As well, it has abstracted away many of the complexities of the C program.
The final step in this journey is the Haskell implementation.
Haskell
printList :: Node -> String
printList EmptyNode = ""
printList node = show (val node) ++ " -> " ++ printList (next node)
Wow, that is concise, bordering on terse. If you’ve never seen Haskell before, you may not understand what is going on here. And, on top of that, it’s recursive, a concept that people usually take longer to grasp than loops.
Note, that in both the C and Ruby implementations, I could have implemented the functions recursively, but people would have looked at me funny. Fact is, outside of pure functional languages that don’t have loops, recursion isn’t used as often as loops in industry, even if they would make more concise code.
I’m not sure if it’s because Haskell has such a different syntax, or if it’s because it has such a different style, or if it’s because it is actually just difficult to understand by nature, but I find that people are very likely to have a difficult time looking at a piece of Haskell code and understand what’s actually going on in the program, far more than something like Ruby or Java.
My Personal Opinion
All three of these linked list implementations are in languages that I enjoy for different reasons. Haskell and C, in my eyes, take the same simplicity principle to the extreme in different ways. C takes simplicity of the low-level to an extreme, and Haskell takes simplicity of the high level to an extreme. I like simplicity in my code, which is why I love both of these languages. Ruby, on the other hand, splits the difference nicely.
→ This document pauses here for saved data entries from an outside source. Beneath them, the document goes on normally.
-def _wgrad_accumulate(dy, x, w, geom, g):
+def _wgrad_accumulate(dy, x, w, geom, g, panels=None):
     K = dy.shape[0] * dy.shape[2] * dy.shape[3]
     if not (MERGE_WGRAD and _wgrad_ctx_depth > 0 and K <= _MERGE_K and w.numel() >= _MERGE_W) \
             or (torch.cuda.is_current_stream_capturing() and not MERGE_WGRAD_CAPTURED):
-        _wgrad_launch(dy, x, w.shape, geom, g)
+        _wgrad_launch(dy, x, w.shape, geom, g, panels)
         return
     cur = torch.cuda.current_stream()
     key = (g.data_ptr(), cur.cuda_stream)
     prev = _wgrad_pending.pop(key, None)
     if prev is None:
-        _wgrad_pending[key] = (dy, x, tuple(w.shape), geom, g, cur)
+        _wgrad_pending[key] = (dy, x, tuple(w.shape), geom, g, cur, panels)
         _wgrad_frames[-1].parked.append(key)
         return
     pdy, px, _, pgeom = prev[:4]
     if pgeom == geom and pdy.shape[1:] == dy.shape[1:] and px.shape[1:] == x.shape[1:]:
-        _wgrad_launch(_cat_batch(pdy, dy), _cat_batch(px, x), w.shape, geom, g)
+        _wgrad_launch(dy, x, w.shape, geom, g, panels, prev=(pdy, px, prev[6]))
     else:
-        _wgrad_launch(pdy, px, w.shape, pgeom, g)
-        _wgrad_launch(dy, x, w.shape, geom, g)
+        _wgrad_launch(pdy, px, w.shape, pgeom, g, prev[6])
+        _wgrad_launch(dy, x, w.shape, geom, g, panels)
 
 
 def _cat_batch(a, b):
@@ -197,12 +213,12 @@
         item = _wgrad_pending.pop(key, None)
         if item is None:
             continue
-        dy, x, w_shape, geom, g, st = item
+        dy, x, w_shape, geom, g, st, panels = item
         if st.cuda_stream == cur.cuda_stream:
-            _wgrad_launch(dy, x, w_shape, geom, g)
+            _wgrad_launch(dy, x, w_shape, geom, g, panels)
         else:
             with torch.cuda.stream(st):
-                _wgrad_launch(dy, x, w_shape, geom, g)
+                _wgrad_launch(dy, x, w_shape, geom, g, panels)
             if not capturing:
                 cur.wait_stream(st)
 
@@ -588,6 +604,58 @@
     return dw
 
 
+PANEL_WGRAD = os.environ.get("MOGAN_PANEL_WGRAD", "1") != "0"
+PANEL_WGRAD_LAYERS = {(1536, 3072, 4, 2, 16), (768, 1536, 4, 2, 64), (3072, 1536, 3, 1, 16), (768, 1536, 4, 2, 16)}
+PANEL_WGRAD_STATS = {"launches": 0, "segments": 0, "declined_ws": 0}
+_panel_wgrad_elig = {}
+_pk_take_all = [False]
+
+
+def panel_wgrad_eligible(B, x_shape, w_shape, stride, ph, pw, segments=None):
+    _, Cin, Hs, Ws = x_shape
+    Cout, _, KH, KW = w_shape
+    key = (B, Cin, Hs, Ws, Cout, KH, KW, stride, ph, pw)
+    e = _panel_wgrad_elig.get(key)
+    if e is None:
+        e = _panel_wgrad_elig[key] = bool(lib.load().mogan_conv2d_wgrad_panels_eligible(*key))
+    if not e or _pk_take_all[0]:
+        return e
+    OH, OW = conv_out_hw(Hs, Ws, KH, KW, stride, ph, pw, 0)
+    if PANEL_WGRAD_LAYERS is not None and (Cin, Cout, KH, stride, OH * OW) not in PANEL_WGRAD_LAYERS:
+        return False
+    if segments is None:
+        return True
+    if any((b * OH * OW) % 16 for b in segments[:-1]):
+        return False
+    if not (PK_ENABLED and PK_WGRAD):
+        return False
+    pk = key + (lib.WORKSPACE_BYTES,)
+    e = _pk_wgrad_elig.get(pk)
+    if e is None:
+        e = _pk_wgrad_elig[pk] = bool(lib.load().mogan_pk_wgrad_eligible(*pk))
+    return e
+
+
+def conv2d_wgrad_panels(segs, x_shape, w_shape, stride, ph, pw, out, accumulate):
+    _, Cin, Hs, Ws = x_shape
+    Cout, _, KH, KW = w_shape
+    arr = (lib.PanelSeg * len(segs))()
+    for i, (xp, dyp, b) in enumerate(segs):
+        arr[i].x, arr[i].dy, arr[i].B = ptr(xp), ptr(dyp), int(b)
+    ap = ctypes.cast(arr, ctypes.c_void_p)
+    wsp, wsn = workspace(out.device)
+    st = stream_ptr()
+    if int(lib.load().mogan_conv2d_wgrad_panels_ws(len(segs), ap, Cin, Hs, Ws, Cout, KH, KW, stride, ph, pw, st)) > wsn:
+        PANEL_WGRAD_STATS["declined_ws"] += 1
+        return False
+    call("mogan_conv2d_wgrad_panels", len(segs), ap, ptr(out), Cin, Hs, Ws, Cout, KH, KW, stride, ph, pw, 1 if accumulate else 0,
+         wsp, wsn, st)
+    PK_STATS["wgrad"] = PK_STATS.get("wgrad", 0) + 1
+    PANEL_WGRAD_STATS["launches"] += 1
+    PANEL_WGRAD_STATS["segments"] += len(segs)
+    return True
+
+
 class Conv2dFn(torch.autograd.Function):
 
     @staticmethod
@@ -772,6 +840,8 @@
     lib.load().mogan_pk_debug_force(int(take_all), int(cfg), int(split))
     _deep_elig.clear()
     _pk_wgrad_elig.clear()
+    _panel_wgrad_elig.clear()
+    _pk_take_all[0] = bool(take_all)
 
 
 def deep_block_eligible(x, w, stride, ph, pw, act, groups=1):
@@ -816,6 +886,12 @@
             xp = None
         if xp is not None:
             DEEP_STATS["panel_hits"] += 1
+        keep = PANEL_WGRAD and w.requires_grad and panel_wgrad_eligible(B, x.shape, w.shape, stride, ph, pw)
+        if keep and xp is None:
+            own = torch.empty(int(lib.load().mogan_pk_panel_bytes(B, Cin, Hs * Ws)), dtype=torch.uint8, device=dev)
+            call("mogan_pk_panel_pack", ptr(x), ptr(own), B, Cin, Hs * Ws, stream_ptr())
+            xp = (own, x.data_ptr(), x._version)
+        ctx.xpanel = xp[0] if keep else None
         wsp, wsn = workspace(dev)
         if BN_DEFER is not None:
             if groups != 1:
@@ -859,9 +935,17 @@
         else:
             pg = pb = None
         wsp, wsn = workspace(dev)
-        call("mogan_deep_conv_bn_act_bwd", ptr(dz), ptr(y), ptr(stats), ptr(gamma), ptr(beta), wpd, ptr(dy), ptr(pg), ptr(pb),
-             1 if direct else 0, ptr(dx), B, Cin, Hs, Ws, Cout, KH, KW, stride, ph, pw, act, slope, groups, wsp, wsn,
-             stream_ptr())
+        g = _grad_buf(w) if ctx.needs_input_grad[1] else None
+        dypanel = None
+        if PANEL_WGRAD and g is not None and ctx.xpanel is not None:
+            dypanel = torch.empty(int(lib.load().mogan_pk_panel_bytes(B, Cout, y.shape[2] * y.shape[3])), dtype=torch.uint8, device=dev)
+            call("mogan_deep_conv_bn_act_bwd_panel", ptr(dz), ptr(y), ptr(stats), ptr(gamma), ptr(beta), wpd, ptr(dy), ptr(dypanel),
+                 ptr(pg), ptr(pb), 1 if direct else 0, ptr(dx), B, Cin, Hs, Ws, Cout, KH, KW, stride, ph, pw, act, slope, groups,
+                 wsp, wsn, stream_ptr())
+        else:
+            call("mogan_deep_conv_bn_act_bwd", ptr(dz), ptr(y), ptr(stats), ptr(gamma), ptr(beta), wpd, ptr(dy), ptr(pg), ptr(pb),
+                 1 if direct else 0, ptr(dx), B, Cin, Hs, Ws, Cout, KH, KW, stride, ph, pw, act, slope, groups, wsp, wsn,
+                 stream_ptr())
         DEEP_STATS["bwd"] += 1
         if direct:
             _grad_hit(gg)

If I’m doing work on systems where footprint, performance, and memory usage are important considerations, I’m going to choose C every time (especially if security isn’t that important, such as for devices that are never connected to the internet). Neither Haskell or Ruby is going to give me as much control over performance. However, if I’m just trying to build a system where performance isn’t as much of a concern as development time, I would probably want Ruby, Haskell, or another such high-level language.
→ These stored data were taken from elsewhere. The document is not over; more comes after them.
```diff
+            fw[slot][pl] = *reinterpret_cast<const i16x8*>(lds + w_off + (kx * NS + pl) * WTILE + nt * 32 * 32 + foffw);
+    };
+    const int n_patch = NORM ? 2 : NS * (wave < 3 ? 2 : 1);
+    if constexpr (!NORM) ld_b(0, 0, 0, 0);
+    for (int cc = 0; cc < cpt; ++cc) {
+        const int a_cur = (cc & 1) * ASLOT, a_nxt = ASLOT - a_cur;
+        const bool more = cc + 1 < cpt;
+#pragma unroll
+        for (int ky = 0; ky < 3; ++ky) {
+            const int w_par = (cc + ky) & 1;
+            const int w_cur = WBASE + w_par * WSLOT, w_nxt = WBASE + (w_par ^ 1) * WSLOT;
+            const bool last = ky == 2 && !more;
+            __builtin_amdgcn_s_setprio(1);
+            if (NORM && ky == 0) ld_b(0, a_cur, 0, 0);
+            ld_w(0, w_cur, 0);
+            __builtin_amdgcn_sched_barrier(0);
+#pragma unroll
+            for (int u = 0; u < 3 * NT; ++u) {
+                const int kx = u / NT, nt = u - kx * NT;
+                if constexpr (NORM) {
+                    if (nt == 0 && kx == 0 && ky == 0) stage_w(cc, 1, ring(w_nxt));
+                    if (nt == 0 && kx == 1) {
+                        if (more) {
+                            if (ky == 0) norm_load(cc + 1, 0);
+                            if (ky == 1) norm_store(cc + 1, 0, lds + a_nxt);
+                            if (ky == 2 && wave < 3) norm_store(cc + 1, 1, lds + a_nxt);
+                        }
+                        if (ky == 1) {
+                            stage_w(cc, 2, ring(w_nxt));
+                            if (more && wave < 3) norm_load(cc + 1, 1);
+                        }
+                        if (ky == 2 && !last) stage_w(cc + 1, 0, ring(w_nxt));
+                    }
+                } else {
+                    if (nt == 0 && kx == 0 && !last) stage_w(ky == 2 ? cc + 1 : cc, ky == 2 ? 0 : ky + 1, ring(w_nxt));
+                    if (nt == 0 && kx == 1 && ky == 0 && more) stage_patch(cc + 1, ring(a_nxt));
+                }
+                if (nt == 0 && kx < 2) ld_b(kx + 1, a_cur, ky, kx + 1);
+                if (u + 1 < 3 * NT) ld_w((u + 1) & 1, w_cur, u + 1);
+                else if (ky < 2) ld_b(0, a_cur, ky + 1, 0);
+                else if (!NORM) ld_b(0, a_nxt, 0, 0);
+                if (NS == 2) {
+                    if (UM_CONV_2P != 1) acc[nt] = T::mfma(fw[u & 1][NS - 1], fb[kx][0], acc[nt]);
+                    if (UM_CONV_2P != 2) acc[nt] = T::mfma(fw[u & 1][0], fb[kx][NS - 1], acc[nt]);
+                }
+                acc[nt] = T::mfma(fw[u & 1][0], fb[kx][0], acc[nt]);
+                __builtin_amdgcn_sched_group_barrier(0x100, 2 * NS, 0);
+                __builtin_amdgcn_sched_group_barrier(0x008, NS + 1, 0);
+                __builtin_amdgcn_sched_barrier(0);
+            }
+            __builtin_amdgcn_s_setprio(0);
+            int leave = 0;
+            if (more && ky == 0) leave = n_patch;
+            if (NORM && more && ky == 1) leave = wave < 3 ? 2 : 0;
+            conv_wait_vm(leave);
+            if constexpr (NORM) asm volatile("s_waitcnt lgkmcnt(0)\n\ts_barrier" ::: "memory");
+            else asm volatile("s_barrier" ::: "memory");
+        }
+    }
+    } else {
     for (int cc = 0; cc < cpt; ++cc) {
         const int a_cur = (cc & 1) * ASLOT, a_nxt = ASLOT - a_cur;
 #pragma unroll
@@ -947,6 +1055,7 @@
             asm volatile("s_waitcnt vmcnt(0)" ::: "memory");
             __syncthreads();
         }
+    }
     }
     const int nvalid = y0 + wave < a.Ho ? min(32, a.Wo - x0) : 0;
     conv_epilogue<T, NS, NT, L::NTE>(a, acc, lds, lds + L::EPI, bt, (y0 + wave) * a.Wo + x0, nvalid, (bt * tpi + tt) * 2, true, n0, tid,
```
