# HeyWeCome/WhisprRec

Measured on AMD Instinct MI355X. Metric: BPR training triplets/sec, higher is better.
Workload: dtype f32; 1 GPU; BPRMF emb_size=64, synthetic 1000000 users x 1000000 items (uniform ids), batch 65536, SGD l2=0, plan build in timed region; batch=65536, emb_size=64, optimizer=SGD, plan_chunk_batches=64, tables=single GPU, step_stream=whisprrec_amd.hip_ops.PipelinedSgd, plan=group plan (no per-batch sort: flags + lists of the shared rows, wr_group.hip), chained_step_launch=True, plan_build=on a side stream, beside the steps of the chunk before

## Files before the change

include/whisprrec_hip.h:

```cpp
#ifndef WHISPRREC_HIP_H
#define WHISPRREC_HIP_H

#include <stdint.h>

#ifdef __cplusplus
extern "C" {
#endif

#define WR_ABI_VERSION 1

#define WR_OK 0
#define WR_E_NULL (-1)
#define WR_E_SHAPE (-2)
#define WR_E_WORKSPACE (-3)
#define WR_E_ALIGN (-4)
#define WR_E_RANGE (-5)

int32_t wr_abi_version(void);
const char *wr_last_error(void);
int32_t wr_device_info(int32_t *n_cu, int32_t *wave_size, char *arch, int32_t arch_len);

int64_t wr_bpr_fwd_workspace_bytes(int64_t B);
int32_t wr_bpr_fwd(const float *user_tab, int64_t n_users, const float *item_tab, int64_t n_items, int32_t D,
                   const int64_t *u, const int64_t *p, const int64_t *n, int64_t B, float *pos_score, float *neg_score,
// ... 143 lines not shown

int64_t wr_group_plan_words(int64_t n_triplets, int64_t batch_size, int64_t n_users, int64_t n_items);
int32_t wr_group_plan_layout(int64_t n_triplets, int64_t batch_size, int64_t n_users, int64_t n_items, int64_t *out);
int32_t wr_narrow_ids_i64(const int64_t *u, const int64_t *p, const int64_t *n, int32_t *u32, int32_t *p32, int32_t *n32,
                          int64_t count, void *stream);
int32_t wr_group_plan_build(const int32_t *u, const int32_t *p, const int32_t *n, int64_t n_triplets, int64_t batch_size,
                            int64_t n_users, int64_t n_items, int32_t *plan, int64_t plan_words, void *stream);
int64_t wr_bprmf_group_workspace_bytes(int64_t batch_size, int32_t D);
int64_t wr_bprmf_group_sync_words(int64_t n_batches);
int32_t wr_bprmf_group_supported(const float *user_tab, const float *item_tab, int32_t D);
int32_t wr_bprmf_run_sgd_group(float *user_tab, int64_t n_users, float *item_tab, int64_t n_items, int32_t D,
                               const int32_t *u, const int32_t *p, const int32_t *n, int64_t n_triplets, int64_t batch_size,
                               const int32_t *plan, int64_t plan_words, int64_t first_batch, int64_t n_batches, float lr,
                               float *loss_out, void *const *events, void *workspace, int64_t workspace_bytes, int32_t *sync,
                               int64_t sync_words, void *stream);

int32_t wr_bprmf_plan_overlap_marks(const int32_t *tu, const int32_t *tp, const int32_t *tn, int64_t n_triplets,
                                    int64_t batch_size, int64_t n_items, const int32_t *prev_bitmap, int32_t *bitmap,
                                    int32_t *tdef, int32_t *def_q, int64_t def_cap, int32_t *def_count, void *stream);

int32_t wr_bprmf_plan_overlap_deferred(const int32_t *tu, const int32_t *tp, const int32_t *tn, int64_t n_triplets,
                                       int64_t batch_size, int64_t n_items, const int32_t *prev_bitmap, const int32_t *bitmap,
                                       int32_t *tdef, int32_t *def_q, int64_t def_cap, int32_t *def_count, void *stream);

int32_t wr_bprmf_grads(const float *user_tab, int64_t n_users, const float *item_tab, int64_t n_items, int32_t D,
                       const int32_t *tu, const int32_t *tp, const int32_t *tn, const int32_t *oc_item,
                       const int32_t *oc_src, int64_t B, float *grad_u, float *grad_i, int32_t *stamp_u,
                       int32_t *stamp_i, int32_t step_id, float *loss_out, const wr_hot_runs *hot, void *workspace,
                       int64_t workspace_bytes, void *stream);

// ... 208 lines not shown
```

whisprrec_amd/abi.py:

```python
import ctypes
import os

_HERE = os.path.dirname(os.path.abspath(__file__))
LIB_PATH = os.path.join(_HERE, "libwhisprrec_hip.so")

c_i32, c_i64, c_f32, c_vp = ctypes.c_int32, ctypes.c_int64, ctypes.c_float, ctypes.c_void_p
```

If we were to look at development time for this one data structure as our only data point, we would want to choose Haskell. However, there are many other dimensions to analyze here (see appendix A for more), and I would caution against using this single data point as evidence for Haskell’s superiority.
Conclusions
I’ve taken the time to implement the most basic data structure in C, Haskell, and Ruby, and compared the development time and development experience between the 3 languages. There is a lot more dimensions to analyze than this, and I plan to in later blog posts. However, I think the results from this first bit of analysis are interesting. The Haskell implementation took the least amount of time, followed by Ruby, followed by C. C took so long because it takes a while to deal with memory management and strings as arrays, and Haskell took so short because it made heavy use of the inherent recursive nature of the data structure, something that Haskell handles very well.
Appendix A: Futurie Analysis
If you’re interested to see these implementations compared on the following dimensions, please follow me on LinkedIn where I post all of my blog posts.
- Memory usage
- CPU usage
- Footprint (compiled size)
- Maintenance/Extensibility
- Safety/Security
- Tooling
- Paradigm
I plan on analyzing all of these dimensions soon. I’m excited to see if the Haskell implementation uses as much memory as I think it will.
Appendix B: Further Improvements
I plan on redoing these implementations later next year, tracking my time as I do. I want hard numbers for exactly how long things take. I think that even though I don’t know all the languages equally well, there might be large trends in that data worth discussing.